- Opening Delimiter -
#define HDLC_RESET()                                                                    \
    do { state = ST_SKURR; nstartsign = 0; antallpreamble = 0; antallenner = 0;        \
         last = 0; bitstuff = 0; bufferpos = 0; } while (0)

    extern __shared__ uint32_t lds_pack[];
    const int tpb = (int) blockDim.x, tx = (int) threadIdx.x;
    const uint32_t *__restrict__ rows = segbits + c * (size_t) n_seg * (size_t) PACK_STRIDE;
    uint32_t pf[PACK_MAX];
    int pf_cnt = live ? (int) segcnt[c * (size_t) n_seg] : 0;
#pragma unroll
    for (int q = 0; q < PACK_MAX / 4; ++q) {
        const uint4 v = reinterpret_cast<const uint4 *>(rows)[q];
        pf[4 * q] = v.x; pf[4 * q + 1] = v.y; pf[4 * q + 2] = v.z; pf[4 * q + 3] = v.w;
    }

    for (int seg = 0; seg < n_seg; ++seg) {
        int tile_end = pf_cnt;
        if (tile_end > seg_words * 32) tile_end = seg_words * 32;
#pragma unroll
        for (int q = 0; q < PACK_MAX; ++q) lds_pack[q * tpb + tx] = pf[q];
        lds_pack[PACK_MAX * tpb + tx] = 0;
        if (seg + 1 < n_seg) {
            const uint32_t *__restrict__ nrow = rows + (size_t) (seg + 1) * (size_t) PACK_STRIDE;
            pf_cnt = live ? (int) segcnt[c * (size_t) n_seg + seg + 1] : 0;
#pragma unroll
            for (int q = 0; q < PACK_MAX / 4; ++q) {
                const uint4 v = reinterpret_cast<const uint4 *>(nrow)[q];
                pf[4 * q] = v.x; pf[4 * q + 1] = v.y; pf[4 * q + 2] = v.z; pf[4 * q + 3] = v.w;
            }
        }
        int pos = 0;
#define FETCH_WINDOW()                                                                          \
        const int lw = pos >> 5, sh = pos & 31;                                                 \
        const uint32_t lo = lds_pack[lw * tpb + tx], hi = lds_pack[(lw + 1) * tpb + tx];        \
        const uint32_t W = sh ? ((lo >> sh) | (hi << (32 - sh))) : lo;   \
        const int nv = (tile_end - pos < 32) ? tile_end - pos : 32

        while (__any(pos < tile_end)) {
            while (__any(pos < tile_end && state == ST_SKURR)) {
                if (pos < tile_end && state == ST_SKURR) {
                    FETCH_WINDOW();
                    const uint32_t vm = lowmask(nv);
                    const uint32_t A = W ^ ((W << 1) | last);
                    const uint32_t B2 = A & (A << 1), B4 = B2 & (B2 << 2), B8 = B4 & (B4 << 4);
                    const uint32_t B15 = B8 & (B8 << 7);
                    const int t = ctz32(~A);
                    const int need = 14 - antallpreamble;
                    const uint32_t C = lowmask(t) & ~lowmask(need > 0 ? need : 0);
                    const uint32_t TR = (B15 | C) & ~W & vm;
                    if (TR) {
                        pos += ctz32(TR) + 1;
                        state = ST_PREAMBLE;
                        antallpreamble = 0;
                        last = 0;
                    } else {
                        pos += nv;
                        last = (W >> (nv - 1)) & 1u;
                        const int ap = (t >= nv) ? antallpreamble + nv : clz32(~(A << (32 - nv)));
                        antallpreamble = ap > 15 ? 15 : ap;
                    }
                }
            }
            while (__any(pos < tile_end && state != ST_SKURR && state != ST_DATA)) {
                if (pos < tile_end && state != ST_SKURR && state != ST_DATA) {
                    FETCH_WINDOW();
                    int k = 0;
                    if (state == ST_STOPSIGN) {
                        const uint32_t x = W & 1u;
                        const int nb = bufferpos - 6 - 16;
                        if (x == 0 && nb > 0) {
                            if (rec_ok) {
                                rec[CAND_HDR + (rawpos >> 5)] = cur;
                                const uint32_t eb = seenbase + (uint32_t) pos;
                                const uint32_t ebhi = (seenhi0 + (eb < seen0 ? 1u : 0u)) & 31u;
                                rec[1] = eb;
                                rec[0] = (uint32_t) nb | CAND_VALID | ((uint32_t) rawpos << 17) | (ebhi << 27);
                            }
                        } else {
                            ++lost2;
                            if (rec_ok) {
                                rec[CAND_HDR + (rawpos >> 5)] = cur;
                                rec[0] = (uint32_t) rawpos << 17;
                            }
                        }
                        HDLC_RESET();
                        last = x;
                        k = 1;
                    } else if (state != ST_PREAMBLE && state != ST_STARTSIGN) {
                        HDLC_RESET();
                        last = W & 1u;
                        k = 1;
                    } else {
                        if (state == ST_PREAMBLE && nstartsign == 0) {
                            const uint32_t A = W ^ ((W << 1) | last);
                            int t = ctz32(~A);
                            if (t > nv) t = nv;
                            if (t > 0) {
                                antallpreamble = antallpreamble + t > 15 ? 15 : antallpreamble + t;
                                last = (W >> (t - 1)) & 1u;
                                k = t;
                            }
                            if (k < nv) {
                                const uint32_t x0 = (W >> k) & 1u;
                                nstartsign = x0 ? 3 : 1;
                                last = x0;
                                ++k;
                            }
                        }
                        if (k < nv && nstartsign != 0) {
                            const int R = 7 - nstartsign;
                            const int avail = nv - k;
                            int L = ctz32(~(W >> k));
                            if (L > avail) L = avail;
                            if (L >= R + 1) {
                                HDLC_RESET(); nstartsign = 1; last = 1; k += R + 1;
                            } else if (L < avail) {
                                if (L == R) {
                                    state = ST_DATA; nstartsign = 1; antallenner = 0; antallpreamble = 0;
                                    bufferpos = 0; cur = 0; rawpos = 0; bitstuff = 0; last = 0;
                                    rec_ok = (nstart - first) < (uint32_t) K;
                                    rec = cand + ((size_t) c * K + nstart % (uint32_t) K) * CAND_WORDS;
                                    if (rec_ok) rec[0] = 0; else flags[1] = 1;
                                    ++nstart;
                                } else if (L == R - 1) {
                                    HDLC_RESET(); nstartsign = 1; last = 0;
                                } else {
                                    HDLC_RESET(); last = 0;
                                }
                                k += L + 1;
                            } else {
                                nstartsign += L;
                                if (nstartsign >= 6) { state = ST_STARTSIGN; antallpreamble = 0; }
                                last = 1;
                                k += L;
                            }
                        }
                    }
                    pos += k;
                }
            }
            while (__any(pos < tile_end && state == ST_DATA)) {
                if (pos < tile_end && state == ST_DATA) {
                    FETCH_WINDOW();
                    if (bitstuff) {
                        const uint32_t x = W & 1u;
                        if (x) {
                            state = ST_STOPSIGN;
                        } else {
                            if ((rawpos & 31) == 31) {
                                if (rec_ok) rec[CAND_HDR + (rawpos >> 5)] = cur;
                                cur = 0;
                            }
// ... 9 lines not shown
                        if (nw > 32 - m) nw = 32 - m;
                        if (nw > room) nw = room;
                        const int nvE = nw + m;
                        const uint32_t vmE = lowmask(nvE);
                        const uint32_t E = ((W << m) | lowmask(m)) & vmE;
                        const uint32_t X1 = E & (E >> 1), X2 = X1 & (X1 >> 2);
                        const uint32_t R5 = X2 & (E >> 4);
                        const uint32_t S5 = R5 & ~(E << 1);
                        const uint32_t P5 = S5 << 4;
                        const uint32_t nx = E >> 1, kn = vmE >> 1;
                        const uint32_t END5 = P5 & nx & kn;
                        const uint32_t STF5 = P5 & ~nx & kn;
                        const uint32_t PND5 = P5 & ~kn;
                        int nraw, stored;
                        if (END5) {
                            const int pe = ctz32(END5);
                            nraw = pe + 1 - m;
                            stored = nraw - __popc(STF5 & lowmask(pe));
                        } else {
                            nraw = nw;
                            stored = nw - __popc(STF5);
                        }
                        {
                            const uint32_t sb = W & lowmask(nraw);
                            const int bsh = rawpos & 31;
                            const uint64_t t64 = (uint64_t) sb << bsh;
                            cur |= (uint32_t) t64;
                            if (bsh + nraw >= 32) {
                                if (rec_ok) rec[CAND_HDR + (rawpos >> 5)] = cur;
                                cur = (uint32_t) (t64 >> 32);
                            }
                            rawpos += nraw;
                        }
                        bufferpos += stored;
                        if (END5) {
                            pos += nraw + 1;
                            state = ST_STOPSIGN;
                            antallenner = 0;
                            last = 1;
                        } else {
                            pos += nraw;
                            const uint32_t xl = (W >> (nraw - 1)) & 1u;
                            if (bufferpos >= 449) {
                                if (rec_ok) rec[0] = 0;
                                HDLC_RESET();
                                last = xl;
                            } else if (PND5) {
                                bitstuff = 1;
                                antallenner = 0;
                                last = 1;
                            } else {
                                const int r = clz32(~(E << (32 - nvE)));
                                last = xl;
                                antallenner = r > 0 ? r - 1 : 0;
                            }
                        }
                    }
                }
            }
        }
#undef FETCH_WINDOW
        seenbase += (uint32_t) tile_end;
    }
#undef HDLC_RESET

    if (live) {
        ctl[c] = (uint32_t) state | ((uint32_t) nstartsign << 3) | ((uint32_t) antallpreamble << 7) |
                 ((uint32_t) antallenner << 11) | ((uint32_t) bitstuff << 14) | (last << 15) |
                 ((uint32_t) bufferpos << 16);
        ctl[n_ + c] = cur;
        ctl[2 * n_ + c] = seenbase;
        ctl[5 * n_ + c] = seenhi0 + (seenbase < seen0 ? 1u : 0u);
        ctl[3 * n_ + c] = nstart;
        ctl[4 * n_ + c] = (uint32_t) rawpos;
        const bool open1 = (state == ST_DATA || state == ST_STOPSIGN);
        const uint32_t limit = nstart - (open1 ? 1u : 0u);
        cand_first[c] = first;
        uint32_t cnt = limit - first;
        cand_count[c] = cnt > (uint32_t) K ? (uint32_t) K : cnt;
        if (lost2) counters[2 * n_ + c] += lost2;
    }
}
- Closing Delimiter -
→ **GOAL OF THE EXERCISE**:
Filter the records down to the lines that contain the string "nrow", and copy those lines.

→ **EXPECTED ANSWER**:
            const uint32_t *__restrict__ nrow = rows + (size_t) (seg + 1) * (size_t) PACK_STRIDE;
                const uint4 v = reinterpret_cast<const uint4 *>(nrow)[q];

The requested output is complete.